Choroid plexus carcinoma (CPC) is a cancer of specialized tissues deep inside the brain that produce cerebrospinal fluid. CPC is a childhood cancer, particularly affecting infants under 3 years old. It is also rare, affecting only 2% of children with brain tumors or less than 50 children each year in the USA. Because of its rarity, CPC has not attracted the attention of the research community; there have been few publications on CPC and no advances in the treatment of this disease over the last 25 years, even though more than half of affected children die within 5 years. Our scientific team aims to improve the poor outcome for children with CPC by developing novel targeted drug therapies of proven efficacy, which can be incorporated into clinical trials after 3 years of intensive research.
Our CPC team brings together expertise from two of the leading North American children's cancer hospitals, St. Jude Children's Research Hospital and the Hospital for Sick Children in Toronto. Our expertise spans the fields of clinical pediatric neuro-oncology, neuropathology, developmental neurobiology, molecular genetics, mouse models of cancer, drug development/screening, and toxicology, and our institutions benefit from significant core scientific resources that facilitate multidisciplinary research programs. Critical for this project, our team benefits from having access to a large series of more than 80 human CPCs and a novel mouse model of CPC.

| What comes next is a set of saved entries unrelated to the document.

template <class A>
static void multi_add(MultiArgs<A> &m, const A &a, int frames, int per_frame) {
    m.a[m.n] = a; m.per[m.n] = per_frame; m.first[m.n + 1] = m.first[m.n] + frames * per_frame; m.n++;
}
static int mixed_assign(const BatchPlan *pl, int G, hipStream_t st) {
    int rc;
    for (int i = 0; i < G; i++) {
        const rpcc_batch_io *io = pl[i].io;
        const bool point = io->model_method == 0;
        if ((rc = launch_assign(io->ri, io->tm, io->ground, io->centers, pl[i].Bs, pl[i].g.H, pl[i].g.W, pl[i].M, io->seg, st,
                                (io->flags & RPCC_FPS_MODE_BITS) ? nullptr : pl[i].temp, point ? pl[i].L.sums : nullptr,
                                point ? pl[i].L.flags : nullptr))) return rc;
    }
    return RPCC_OK;
}
static int mixed_labels(const BatchPlan *pl, int G, hipStream_t st) {
    const int M = pl[0].M, KP = kpad(M);
    MultiArgs<HistGroup> mh; MultiArgs<ScanArgs> ms; MultiArgs<OrderGroup> mo;
    mh.n = ms.n = mo.n = 0; mh.first[0] = ms.first[0] = mo.first[0] = 0;
    for (int i = 0; i < G; i++) {
        const BatchPlan &p = pl[i];
        const rpcc_batch_io *io = p.io;
        const int T = ntiles(p.P);
        const bool point = io->model_method == 0;
        const float *ri = point ? io->ri : nullptr;
        multi_add(mh, HistGroup{io->seg, p.P, T, hist_vec(p.P, io->seg, (const float *)nullptr) ? 1 : 0, p.L.hist}, p.Bs, T);
        multi_add(ms, ScanArgs{ri, io->seg, point ? io->ground : nullptr, p.P, M, KP, T, scan_kp2(M), p.L.sums, p.L.flags, p.L.hist,
                               point ? io->model : nullptr, io->counts, io->nnz}, p.Bs, 1);
        const PlaneLayout pa = plane_layout(p.extra, p.Bs, p.P);
        if (!point) multi_add(mo, OrderGroup{io->seg, p.L.hist, p.P, T, pa.order, io->ri, io->tm, pa.pts4}, p.Bs, T);
    }
    model_hist_multi_kernel<<<mh.first[mh.n], 256, hist_lds_bytes(KP, false), st>>>(mh, KP);
    LAUNCH_CHECK();
    model_scan_multi_kernel<<<ms.first[ms.n], SCAN_THREADS, 0, st>>>(ms);
    LAUNCH_CHECK();
    if (mo.n > 0) {
        label_order_multi_kernel<<<mo.first[mo.n], 256, label_order_lds_bytes(KP), st>>>(mo, M, KP);
        LAUNCH_CHECK();
    }
    return RPCC_OK;
}
static int mixed_quantise(const BatchPlan *pl, int G, hipStream_t st) {
    int rc;
    const int M = pl[0].M, KP = kpad(M);
    MultiArgs<SalienceGroup> msal; MultiArgs<QuantGroup> mq;
    msal.n = mq.n = 0; msal.first[0] = mq.first[0] = 0;
    for (int i = 0; i < G; i++) {
        const BatchPlan &p = pl[i];
        const rpcc_batch_io *io = p.io;
        if (io->nonuniform) {
            const rpcc_nonuniform_cfg *nu = io->nonuniform;
            if ((rc = launch_features(io->ri, io->seg, p.Bs, p.g.H, p.g.W, nu->feature_region, nu->segments, nu->sharp_num, nu->less_sharp_num,
                                      nu->flat_num, nullptr, io->key_point_map, st, p.kpn, M + 2)))
                return rc;
            multi_add(msal, SalienceGroup{io->counts, p.kpn, salience_params(nu->levels, nu->level_kp_num, nu->level_acc, nu->ground_level), io->salience,
                                          p.label_acc}, p.Bs, 1);
        }
        const int T = ntiles(p.P);
        const bool vec = quantise_vec(p.P, io->seg, io->ri, io->tm, nullptr, false);
        multi_add(mq, QuantGroup{io->ri, io->tm, io->model, p.label_acc, io->seg, p.L.hist, p.P, T, vec ? 1 : 0, io->q16, p.epoch}, p.Bs, T);
    }
    if (msal.n > 0) {
        salience_levels_multi_kernel<<<msal.first[msal.n], 256, 0, st>>>(msal, M);
        LAUNCH_CHECK();
    }
    predict_quantize_multi_kernel<<<mq.first[mq.n], 256, quantise_lds_bytes(KP), st>>>(mq, pl[0].acc, M, KP);
    LAUNCH_CHECK();
    return RPCC_OK;
}
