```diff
diff --git a/dpmmsubclusters.jl_amd/csrc/dpmm_kernels.h b/dpmmsubclusters.jl_amd/csrc/dpmm_kernels.h
--- a/dpmmsubclusters.jl_amd/csrc/dpmm_kernels.h
+++ b/dpmmsubclusters.jl_amd/csrc/dpmm_kernels.h
@@ -191,7 +191,8 @@
 hipError_t launch_sort_by_bin(const int32_t *bins, int64_t n, int nbins, const SortBufs &b, hipStream_t s);
 constexpr int STEP_SPEC_MAX_BINS = 512;
 struct StepReset { const long long *global_counts; uint8_t *flags; int K; uint8_t *cside; int64_t first; uint64_t seed; uint32_t epoch; };
-hipError_t launch_step_hist(const int32_t *bins, int64_t n, int nbins, const SortBufs &b, hipStream_t s, int spec = 0, int64_t first = 0, uint64_t seed = 0, uint32_t epoch = 0);
+hipError_t launch_step_hist(const int32_t *bins, int64_t n, int nbins, const SortBufs &b, hipStream_t s, int spec = 0, int64_t first = 0, uint64_t seed = 0, uint32_t epoch = 0,
+                            const uint32_t *still = nullptr);
 hipError_t launch_step_reset(int32_t *bins, int64_t n, int64_t first, int nbins, const SortBufs &b, const long long *global_counts, uint8_t *flags,
                              int K, uint64_t seed, uint32_t epoch, uint8_t *cside, hipStream_t s);
 hipError_t launch_onecoll_rows(const double *rows, double *red, int64_t stride, int K, const uint8_t *cside, uint8_t *flags, hipStream_t s);
diff --git a/dpmmsubclusters.jl_amd/csrc/suffstats.hip b/dpmmsubclusters.jl_amd/csrc/suffstats.hip
--- a/dpmmsubclusters.jl_amd/csrc/suffstats.hip
+++ b/dpmmsubclusters.jl_amd/csrc/suffstats.hip
@@ -11,9 +11,11 @@
 template <int TILE, int W, bool SPEC>
 __global__ __launch_bounds__(64 * W) void hist_kernel(const int32_t *__restrict__ bins, int64_t n, int nbins, int nt,
                                                       int32_t *__restrict__ tile_hist, int32_t *__restrict__ fast_total,
-                                                      uint16_t *__restrict__ prev_lab, uint8_t *__restrict__ dirty,
-                                                      int32_t *__restrict__ tile_spec, int32_t *__restrict__ spec_bins, int64_t first, uint64_t seed, uint32_t epoch) {
+                                                      uint16_t *__restrict__ prev_lab_in, uint8_t *__restrict__ dirty,
+                                                      int32_t *__restrict__ tile_spec, int32_t *__restrict__ spec_bins, int64_t first, uint64_t seed, uint32_t epoch,
+                                                      const uint32_t *__restrict__ still) {
     extern __shared__ int cnt_all[];
+    uint16_t *const prev_lab = (still != nullptr && still[0] == 0u) ? (uint16_t *)nullptr : prev_lab_in;
     const int lane = threadIdx.x & 63, wave = threadIdx.x >> 6;
     int *const cnt = cnt_all + wave * nbins;
     const int tile = blockIdx.x * W + wave;
@@ -516,14 +518,15 @@
 static inline int sort_nt(int64_t n, const SortBufs &b) { return (int)((n + b.tile - 1) / b.tile); }
 template <int TILE>
 static inline void launch_hist(const int32_t *bins, int64_t n, int nbins, int nt, int32_t *tile_cnt, int32_t *fast_total, uint16_t *prev_lab, uint8_t *dirty,
-                               hipStream_t s, int32_t *tile_spec = nullptr, int32_t *spec_bins = nullptr, int64_t first = 0, uint64_t seed = 0, uint32_t epoch = 0) {
+                               hipStream_t s, int32_t *tile_spec = nullptr, int32_t *spec_bins = nullptr, int64_t first = 0, uint64_t seed = 0, uint32_t epoch = 0,
+                               const uint32_t *still = nullptr) {
     if (tile_spec && nbins <= STEP_SPEC_MAX_BINS)
         DPMM_LAUNCH((hist_kernel<TILE, 8, true>), dim3((nt + 7) / 8), dim3(512), 16 * nbins * sizeof(int), s, bins, n, nbins, nt, tile_cnt, fast_total, prev_lab, dirty,
-                    tile_spec, spec_bins, first, seed, epoch);
+                    tile_spec, spec_bins, first, seed, epoch, still);
     else if (nbins <= 1024) DPMM_LAUNCH((hist_kernel<TILE, 8, false>), dim3((nt + 7) / 8), dim3(512), 8 * nbins * sizeof(int), s, bins, n, nbins, nt, tile_cnt, fast_total, prev_lab, dirty,
-                                        (int32_t *)nullptr, (int32_t *)nullptr, (int64_t)0, (uint64_t)0, 0u);
+                                        (int32_t *)nullptr, (int32_t *)nullptr, (int64_t)0, (uint64_t)0, 0u, still);
     else DPMM_LAUNCH((hist_kernel<TILE, 1, false>), dim3(nt), dim3(64), nbins * sizeof(int), s, bins, n, nbins, nt, tile_cnt, fast_total, prev_lab, dirty,
-                     (int32_t *)nullptr, (int32_t *)nullptr, (int64_t)0, (uint64_t)0, 0u);
+                     (int32_t *)nullptr, (int32_t *)nullptr, (int64_t)0, (uint64_t)0, 0u, still);
 }
 hipError_t launch_sort_by_bin(const int32_t *bins, int64_t n, int nbins, const SortBufs &b, hipStream_t s) {
     const int nt = sort_nt(n, b);
@@ -534,13 +537,14 @@
     DPMM_LAUNCH(scan_tiles_kernel, dim3(nbins), dim3(256), 0, s, b.tile_cnt, b.tile_hist, nt, b.bin_total);
     return hipGetLastError();
 }
-hipError_t launch_step_hist(const int32_t *bins, int64_t n, int nbins, const SortBufs &b, hipStream_t s, int spec, int64_t first, uint64_t seed, uint32_t epoch) {
+hipError_t launch_step_hist(const int32_t *bins, int64_t n, int nbins, const SortBufs &b, hipStream_t s, int spec, int64_t first, uint64_t seed, uint32_t epoch,
+                            const uint32_t *still) {
     const int nt = sort_nt(n, b);
     uint8_t *dirty = b.prev_lab ? b.cdirty : (uint8_t *)nullptr;
     int32_t *ts = (spec && b.tile_spec && b.spec_bins && nbins <= STEP_SPEC_MAX_BINS) ? b.tile_spec : (int32_t *)nullptr;
     DPMM_TILE_DISPATCH(b.tile,
-        launch_hist<512>(bins, n, nbins, nt, b.tile_cnt, b.fast_total, b.prev_lab, dirty, s, ts, b.spec_bins, first, seed, epoch),
-        launch_hist<2048>(bins, n, nbins, nt, b.tile_cnt, b.fast_total, b.prev_lab, dirty, s, ts, b.spec_bins, first, seed, epoch));
+        launch_hist<512>(bins, n, nbins, nt, b.tile_cnt, b.fast_total, b.prev_lab, dirty, s, ts, b.spec_bins, first, seed, epoch, b.prev_lab ? still : nullptr),
+        launch_hist<2048>(bins, n, nbins, nt, b.tile_cnt, b.fast_total, b.prev_lab, dirty, s, ts, b.spec_bins, first, seed, epoch, b.prev_lab ? still : nullptr));
     return hipGetLastError();
 }
 hipError_t launch_step_reset(int32_t *bins, int64_t n, int64_t first, int nbins, const SortBufs &b, const long long *global_counts, uint8_t *flags,
diff --git a/include/dpmm_hip.h b/include/dpmm_hip.h
--- a/include/dpmm_hip.h
+++ b/include/dpmm_hip.h
@@ -49,6 +49,7 @@
     DPMM_OPT_CHAIN_FUSION = 29,
     DPMM_OPT_LEAN_DIRECTION = 30,
     DPMM_OPT_PAIR_BALL = 31,
+    DPMM_OPT_STILL_LABELS = 32,
     DPMM_OPT_MULT_DRAWS_AHEAD = 25,
     DPMM_OPT_DIRECTION_SCREEN = 23,
     DPMM_OPT_BF16_SCREENS = 21,
```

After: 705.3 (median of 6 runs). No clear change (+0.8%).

Specific Aim 1 of the project involves analysis of childhood CPCs and mouse model CPCs for genetic mutations. The human tumors are from the largest cohort of rigorously characterized patients in the world. Using modern array-based methods, we can screen the DNA of CPC tumor cells to determine which genes might have critical tumor-generating mutations. Confirmation that mutations discovered through such screens can affect a gene's activities in the cancer cell, and are present in both human and mouse model tumors and will allow us to produce a priority list of gene candidates with the most potential to cause CPCs through their mutations. This information has direct clinical relevance since it will allow us to identify possible new drug targets that we will study in the later phases of the project. Furthermore, it will provide the wider research community with an unprecedented resource to plan other studies of CPC.
Specific Aim 2 involves a high-throughput drug screen, which can determine the activity of thousands of drug compounds against cancer cells using robotic technology. Cells from CPCs generated in our mouse model will be treated with thousands of compounds previously not tested in this disease. These include FDA-approved chemotherapies as well as new 'smart' drugs that target the gene mutations identified in Specific Aim 1. This technology has been used rarely to develop therapies for childhood cancer and never for CPC. Promising new agents from this screen will be tested in our mouse model in Specific Aim 3.
Specific Aim 3 will take lead compounds from the high-throughput drug screen and determine their efficacy against CPCs generated in our mouse model. These will be tested against a control for their anti-tumor activity using both clinical (MRI brain scanning and examination) and pathological (microscopic assessments of tumor growth or death) measures. Evaluation of a novel therapeutic agent's toxicity is an important element of its development. Newborn animals are particularly susceptible to the toxic effects of drugs, and because of the young age of CPC patients, we plan a systematic toxicological screen of the compounds in normal young rats, in accordance with FDA recommendations, as well as in tumor-bearing mice. Using the resources of our Veterinary Pathology core, this screen will involve a detailed assessment of different organs by microscopy.
By identifying lead compound(s) for the treatment of CPC, our proposal has great potential to significantly accelerate the eradication of the disease and improve patient care. Furthermore, our comprehensive comparative analysis of mutations in human and mouse CPC will provide crucial genetic data for future studies of the disease. Finally, this proposal will set the standard for conducting appropriate developmental toxicology studies of agents aimed at treating cancers in very young children.